恐らく、そもそも俺達に注目してたってぇ訳じゃなく、かなり突発的に、俺のってか、公爵夫人や王女様達の話を聞いて計画を立てた……もっと端的に言うのなら、唆されたんだろう。
唆した犯人については心当たりは無いけど、そんな事を企てる様な輩になら思い至る相手は居る。確定じゃ無いけど。
カンツァレラ子爵がどんなお薬を使ったのかは、俺だと良く分からんが、薬効卿辺りなら、どんな種類の薬か看破出来たんじゃねぇかね? とは言え、ここからヴィヴィアンに薬送っても、それを解析とかして貰ってる様な暇はないが。
ただ、毒殺するにはメリットも無いしリスクも高いから……酩酊状態して前後不覚にするか、もしかしたらだけど、媚薬の類だったのかもしれない。
それはそれで許されざる愚行だな。……てか、屋敷ごと潰しちまって良い様な気がしてきたわ。

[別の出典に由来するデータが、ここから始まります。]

template <bool kCoherent>
__device__ __forceinline__ uint32_t fill_ld32(const uint32_t* q) {
    if constexpr (kCoherent) {
        return __hip_atomic_load(gld(q), __ATOMIC_RELAXED, __HIP_MEMORY_SCOPE_AGENT);
    } else {
        return *gld(q);
    }
}
struct FillHead {
    uint32_t w, d0, d1, d2, d3;
};
template <bool kCoherent>
__device__ __forceinline__ FillHead fill_load(const uint8_t* p, const uint32_t* wp) {
    const uintptr_t a = reinterpret_cast<uintptr_t>(p);
    const uint32_t* d = reinterpret_cast<const uint32_t*>(a & ~uintptr_t(3));
    FillHead h;
    h.w = fill_ld32<kCoherent>(wp);
    h.d0 = fill_ld32<kCoherent>(d);
    h.d1 = fill_ld32<kCoherent>(d + 1);
    h.d2 = fill_ld32<kCoherent>(d + 2);
    h.d3 = fill_ld32<kCoherent>(d + 3);
    return h;
}
template <bool kCoherent, bool kWriteThrough = false>
__device__ __forceinline__ void fill_apply(uint8_t* p, uint32_t L, const FillHead& h, uint32_t mode) {
    const uint32_t sh = static_cast<uint32_t>(reinterpret_cast<uintptr_t>(p) & 3u);
    const uint32_t w = h.w, d0 = h.d0, d1 = h.d1, d2 = h.d2, d3 = h.d3;
    auto hbyte = [&](uint32_t k) {
        const uint32_t b = sh + k;
        const uint32_t dw = b < 4u ? d0 : (b < 8u ? d1 : (b < 12u ? d2 : d3));
        return (dw >> (8u * (b & 3u))) & 0xffu;
    };
    const uint32_t ihl = hbyte(0) & 0xfu;
    const uint32_t ip_len = (hbyte(2) << 8) | hbyte(3);
    const uint32_t fragw = (hbyte(6) << 8) | hbyte(7);
    const uint32_t proto = hbyte(9);
    const uint32_t l4_off = 4u * ihl;
    const uint32_t l4_end = ip_len < L ? ip_len : L;
    const bool atomic = !(L < ip_len || l4_off > l4_end || (fragw & 0x1fffu) * 8u + l4_end > 65535u ||
                          (fragw & 0x3fffu) != 0u || ihl < 5u);
    const uint32_t l4_len = l4_off > l4_end ? 0u : l4_end - l4_off;
    if (mode & SCCSUM_FILL_IP) store_field<kWriteThrough>(p + 10, w);
    if (!atomic) return;
    if (mode & SCCSUM_FILL_L4) {
        const uint32_t fo = proto == 17u ? 6u : (proto == 6u ? 16u : 0u);
        if (fo != 0u && l4_len >= fo + 2u) store_field<kWriteThrough>(p + l4_off + fo, w >> 16);
    }
    if ((mode & SCCSUM_FILL_ICMP_ECHO) && proto == 1u && l4_len >= 8u) {
        uint8_t* ih = p + l4_off;
        const uintptr_t ia = reinterpret_cast<uintptr_t>(ih);
        const uint32_t type = (fill_ld32<kCoherent>(reinterpret_cast<const uint32_t*>(ia & ~uintptr_t(3))) >>
                               (8u * static_cast<uint32_t>(ia & 3u))) & 0xffu;
        if (type == 8u) {
            store_field<kWriteThrough>(ih, 0u);
// ... 1505 lines not shown
    }
}

bool engine_all_done(sccsum_engine* e) {
    const uint64_t n = e->next_step.load(std::memory_order_relaxed);
    while (e->done_floor < n && engine_done(e, e->done_floor)) ++e->done_floor;
    return e->done_floor >= n;
}

int engine_check(const sccsum_engine* e, const sccsum_batch* batches, uint32_t nbatch, bool fill) {
    if (nbatch == 0 || nbatch > SCCSUM_ENGINE_MAX_BATCHES || !batches) return SCCSUM_EINVAL;
    for (uint32_t i = 0; i < nbatch; ++i) {
        const sccsum_batch& x = batches[i];
        if (e->frames && x.d_seed) return SCCSUM_EINVAL;
        if (!x.n) continue;
        const bool ok = e->frames
                            ? sccsum::batch_ok<true>(x.d_bytes, x.d_off, x.d_len, nullptr, x.d_out, x.d_status, 0)
                            : sccsum::batch_ok<false>(x.d_bytes, x.d_off, x.d_len, x.d_seed, x.d_out, x.d_status, 0);
        if (!ok) return SCCSUM_EINVAL;
        if (fill && !x.d_out) return SCCSUM_EINVAL;
    }
    return SCCSUM_OK;
}

bool engine_room(sccsum_engine* e, uint32_t k, uint64_t* need) {
    const uint64_t last = e->next_step.load(std::memory_order_relaxed) + k - 1;
    if (last < e->limit) return true;
    const uint64_t target = last - e->limit;
    while (e->done_floor <= target && engine_done(e, e->done_floor)) ++e->done_floor;
    if (e->done_floor > target) return true;
    *need = e->done_floor;
    return false;
}

uint64_t engine_tile(const sccsum_engine* e, const sccsum_batch* batches, uint32_t nbatch, uint32_t max_len) {
    uint64_t n_total = 0, bytes_total = 0;
    for (uint32_t i = 0; i < nbatch; ++i) {
        n_total += batches[i].n;
        bytes_total += batches[i].n ? batches[i].bytes_len : 0;
    }
    return sccsum::packets_per_tile(n_total, sccsum::packet_bytes(n_total, bytes_total, max_len), e->waves,
                                    sccsum::t_knobs);
}

uint64_t engine_put(sccsum_engine* e, const sccsum_batch* batches, uint32_t nbatch, uint64_t kind, uint64_t dep,
                    uint64_t B) {
    if ((kind & 0xffu) == sccsum::kStepFillStore) B = sccsum::kStoreTilePackets;
    const uint64_t s = e->next_step.load(std::memory_order_relaxed);
    uint64_t* const d = e->ring_h + (s & (e->ring - 1u)) * sccsum::kEngineSlotWords;
    uint64_t tile0[SCCSUM_ENGINE_MAX_BATCHES + 1] = {};
    uint32_t nq = 0;
    for (uint32_t i = 0; i < nbatch; ++i) {
        const sccsum_batch& x = batches[i];
        if (!x.n) continue;
        const uint32_t q = nq++;
        uint64_t* w = d + sccsum::kEdQueue + 8u * q;
        w[0] = reinterpret_cast<uint64_t>(x.d_bytes);
        w[1] = x.bytes_len;
        w[2] = reinterpret_cast<uint64_t>(x.d_off);
        w[3] = reinterpret_cast<uint64_t>(x.d_len);
        w[4] = e->frames ? 0u : reinterpret_cast<uint64_t>(x.d_seed);
        w[5] = reinterpret_cast<uint64_t>(x.d_out);
        w[6] = reinterpret_cast<uint64_t>(x.d_status);
        w[7] = x.n;
        tile0[q + 1] = tile0[q] + (x.n + B - 1) / B;
    }
    const uint64_t ntiles = tile0[nq];
    d[sccsum::kEdFirst] = e->next_first;
    d[sccsum::kEdTiles] = ntiles | (B << 32);
    d[sccsum::kEdStep] = sccsum::engine_seal(s, e->next_first + ntiles);
    d[sccsum::kEdIndex] = s;
    d[sccsum::kEdNq] = nq ? nq : 1;
    for (uint32_t q = 0; q <= SCCSUM_ENGINE_MAX_BATCHES; ++q) d[sccsum::kEdTile0 + q] = tile0[q];
    d[sccsum::kEdKind] = kind;
    d[sccsum::kEdDep] = dep;
    int sync = sccsum::t_knobs.engine_sync_every;
    if (sync < 0) sync = ntiles >= 2 * e->waves ? static_cast<int>(sccsum::kEngineSyncEvery) : 0;
    if (dep == 0 && sync > 0 && s > 0 && s % static_cast<uint64_t>(sync) == 0 && e->last_tiled != ~0ull) {
        d[sccsum::kEdDep] = e->last_tiled + 1;
    }
    if (ntiles) e->last_tiled = s;
    e->next_first += ntiles;
    e->next_step.store(s + 1, std::memory_order_release);
    __atomic_store_n(e->ctl_h + sccsum::kEcPublished, s + 1, __ATOMIC_SEQ_CST);
    return s;
}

第二夫人に看破されたカンツァレラ子爵は、暫く顔を引きつらせて居たが、ツンツンと、夫人に袖を引かれハッとした表情に成る。
そして、何か覚悟を決めたかの様に表情を引き締めた。
来るか? 本人がか、それとも屋敷の人間を呼ぶのか。確実なのは騎士か兵士を呼ぶ事だろうけれど……
「申し訳!! 御座いませんでしたぁ!!!!」
ビタンッ!! て音が聞こえて来る程の勢いでの五体投地礼。両手も挙げての謝罪で、受け身すら取れない状態。

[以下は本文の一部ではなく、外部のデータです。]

@@ -1058,7 +1175,12 @@
     static_assert(WAVES_M == 4 && WAVES_N == 2 && TM == 2 && TN == 4 && std::is_same<typename storage_of<MT>::type, TOut>::value, "LN256: the 8-wave 256 x 256 tile");
     static_assert(STAGES * STAGE_BYTES >= 128 * 256 * 4, "LN256: the transposition tile must fit the ring");
     if constexpr (!BUF) wait_vmcnt<0>();
-    conv_epilogue_lds256<TOut, ACT>(p, acc, m_blk, n_blk, wm, wn, lane, tid, smem, z);
+    if constexpr (LN256 == 2) {
+      static_assert(ACT == 0 && is_h16<MT>::value, "LN256 = 2: the paired epilogue of vt_time_upsample3, 16-bit types");
+      conv_epilogue_lds256_pair<TOut>(p, acc, m_blk, n_blk, wm, wn, lane, tid, smem);
+    } else {
+      conv_epilogue_lds256<TOut, ACT>(p, acc, m_blk, n_blk, wm, wn, lane, tid, smem, z);
+    }
     return;
   }
   if constexpr (WAVES_M == 2 && WAVES_N == 2 && TM == 2 && TN == 2 && STAGES * STAGE_BYTES >= 128 * 128 * 4) {
@@ -1097,7 +1219,7 @@
   const unsigned long long cb = a.tmode == VT_TPAD_CACHE ? (unsigned long long)a.B * a.ncache * a.Hi * a.Wi * a.Cin * sizeof(MT) : 0ull;
   const bool cache_ok = a.tmode != VT_TPAD_CACHE ||
                         (FAST && (nbatch == 1 || a.ksplit) && a.prof == nullptr && cb < 0xFFFF0000ull && ((long long)a.Ho * a.Wo) % BM == 0 && a.ups_t == 0);
-  const bool buf = conv_buf() && xb < 0xFFFF0000ull && wb < 0xFFFF0000ull && cache_ok &&
+  const bool buf = desc_gather_fits(a, (int)sizeof(MT)) && cache_ok &&
                    a.KH <= 8 && a.KW <= 8;
   VT_CHECK_ARG(!a.ksplit || buf, "vt_conv: split-K needs the descriptor gather");
   a.tskip = (FAST && buf && vt_opt(OPT_CONV_TSKIP) != 0 && a.tmode == VT_TPAD_ZERO && a.KT > 1 && a.pt > 0 && a.ups_t == 0 && !a.ksplit &&
@@ -1106,12 +1228,14 @@
   constexpr int SCHED_BUF = !(EIGHT && FAST) ? 0
                             : (is_split3<MT>::value ? ((ROWB == 64 && STAGES == 4) ? 5 : 0)
                                : ((ROWB == kRowBytes && STAGES == 2) ? (is_h16<MT>::value ? 2 : 1) : 0));
-  const void* kern;
+  const void* kern = nullptr;
   if (buf) {
     a.x_bytes = (unsigned)xb;
     a.w_bytes = (unsigned)wb;
     a.c_bytes = (unsigned)cb;
     kern = reinterpret_cast<const void*>(&conv_igemm_glds_kernel<MT, TOut, WAVES_M, WAVES_N, TM, TN, FAST, ROWB, STAGES, true, LN256, false, SCHED_BUF, ACT>);
+  } else if constexpr (LN256 == 2) {
+    VT_CHECK_ARG(false, "vt_time_upsample3: the descriptor gather is required (option conv_buf, tensors below 4 GiB)");
   } else {
     kern = reinterpret_cast<const void*>(&conv_igemm_glds_kernel<MT, TOut, WAVES_M, WAVES_N, TM, TN, FAST, ROWB, STAGES, false, LN256, false, 0, ACT>);
   }
@@ -1164,6 +1288,12 @@
           return v.ln256 ? launch_tile<MT, TOut, TILE_256x256, true, 1, 4, 64>(a, nbatch, stream) : launch_tile<MT, TOut, TILE_256x256, true, 0, 4, 64>(a, nbatch, stream);
         }
       } else if constexpr (std::is_same<MT, TOut>::value) {
+        if constexpr (is_h16<MT>::value) {
+          if (v.ln256 == 2) {
+            VT_CHECK_VARIANT(v.fast && v.stages == 2 && v.rowb == kRowBytes && a.pair_v != nullptr);
+            return launch_tile<MT, TOut, TILE_256x256, true, 2>(a, nbatch, stream);
+          }
+        }
         if (v.ln256) {
           VT_CHECK_VARIANT(v.fast && v.stages == 2 && v.rowb == kRowBytes);
           return launch_tile<MT, TOut, TILE_256x256, true, 1>(a, nbatch, stream);
diff --git a/vidtok_amd/csrc/conv_select.h b/vidtok_amd/csrc/conv_select.h
--- a/vidtok_amd/csrc/conv_select.h
+++ b/vidtok_amd/csrc/conv_select.h
@@ -61,6 +61,16 @@
   return true;
 }
 
+inline bool tile256_wanted(long long tiles) {
+  const int force = vt_opt(OPT_CONV_TILE);
+  return force != 128 && (tiles >= vt_opt(OPT_CONV_TILE_MIN) || force == 256);
+}
+
+inline bool desc_gather_fits(const ConvArgs& a, int elem_bytes) {
+  const unsigned long long xb = (unsigned long long)a.B * a.Ti * a.Hi * a.Wi * a.Cin * elem_bytes, wb = (unsigned long long)a.Cout * a.ldw * elem_bytes;
+  return conv_buf() && xb < 0xFFFF0000ull && wb < 0xFFFF0000ull;
+}
+
 inline TileKind select_tile(const ConvArgs& a, int nbatch) {
   auto blocks = [&](int bm, int bn) {
     return (long long)((a.M + bm - 1) / bm) * ((a.Cout + bn - 1) / bn) * nbatch;
@@ -68,8 +78,7 @@
   const bool vec_epi = a.out_layout == VT_NDHWC && (a.ldy & 3) == 0 && (a.res_mode == VT_RES_NONE || (a.ldr & 3) == 0);
   if (a.Cout <= 32) return TILE_256x32;
   if (a.Cout <= 64) return TILE_256x64;
-  const int force = vt_opt(OPT_CONV_TILE);
-  if (a.Cout % 256 == 0 && vec_epi && force != 128 && (blocks(256, 256) >= vt_opt(OPT_CONV_TILE_MIN) || force == 256)) return TILE_256x256;
+  if (a.Cout % 256 == 0 && vec_epi && tile256_wanted(blocks(256, 256))) return TILE_256x256;
   return TILE_128x128;
 }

こっちも唖然としてるけど、カンツァレラ子爵家の面々も、鳩が豆鉄砲喰らったかの様な表情。
いや、弱過ぎだろう! 意思も態度も!!
これ、あれか? 失敗するとか考えてなかったってぇ感じのあれか!?
「全ては執事が!! 執事のアザゼルが計画した事なのです!!」
うん、謎は全て解けた。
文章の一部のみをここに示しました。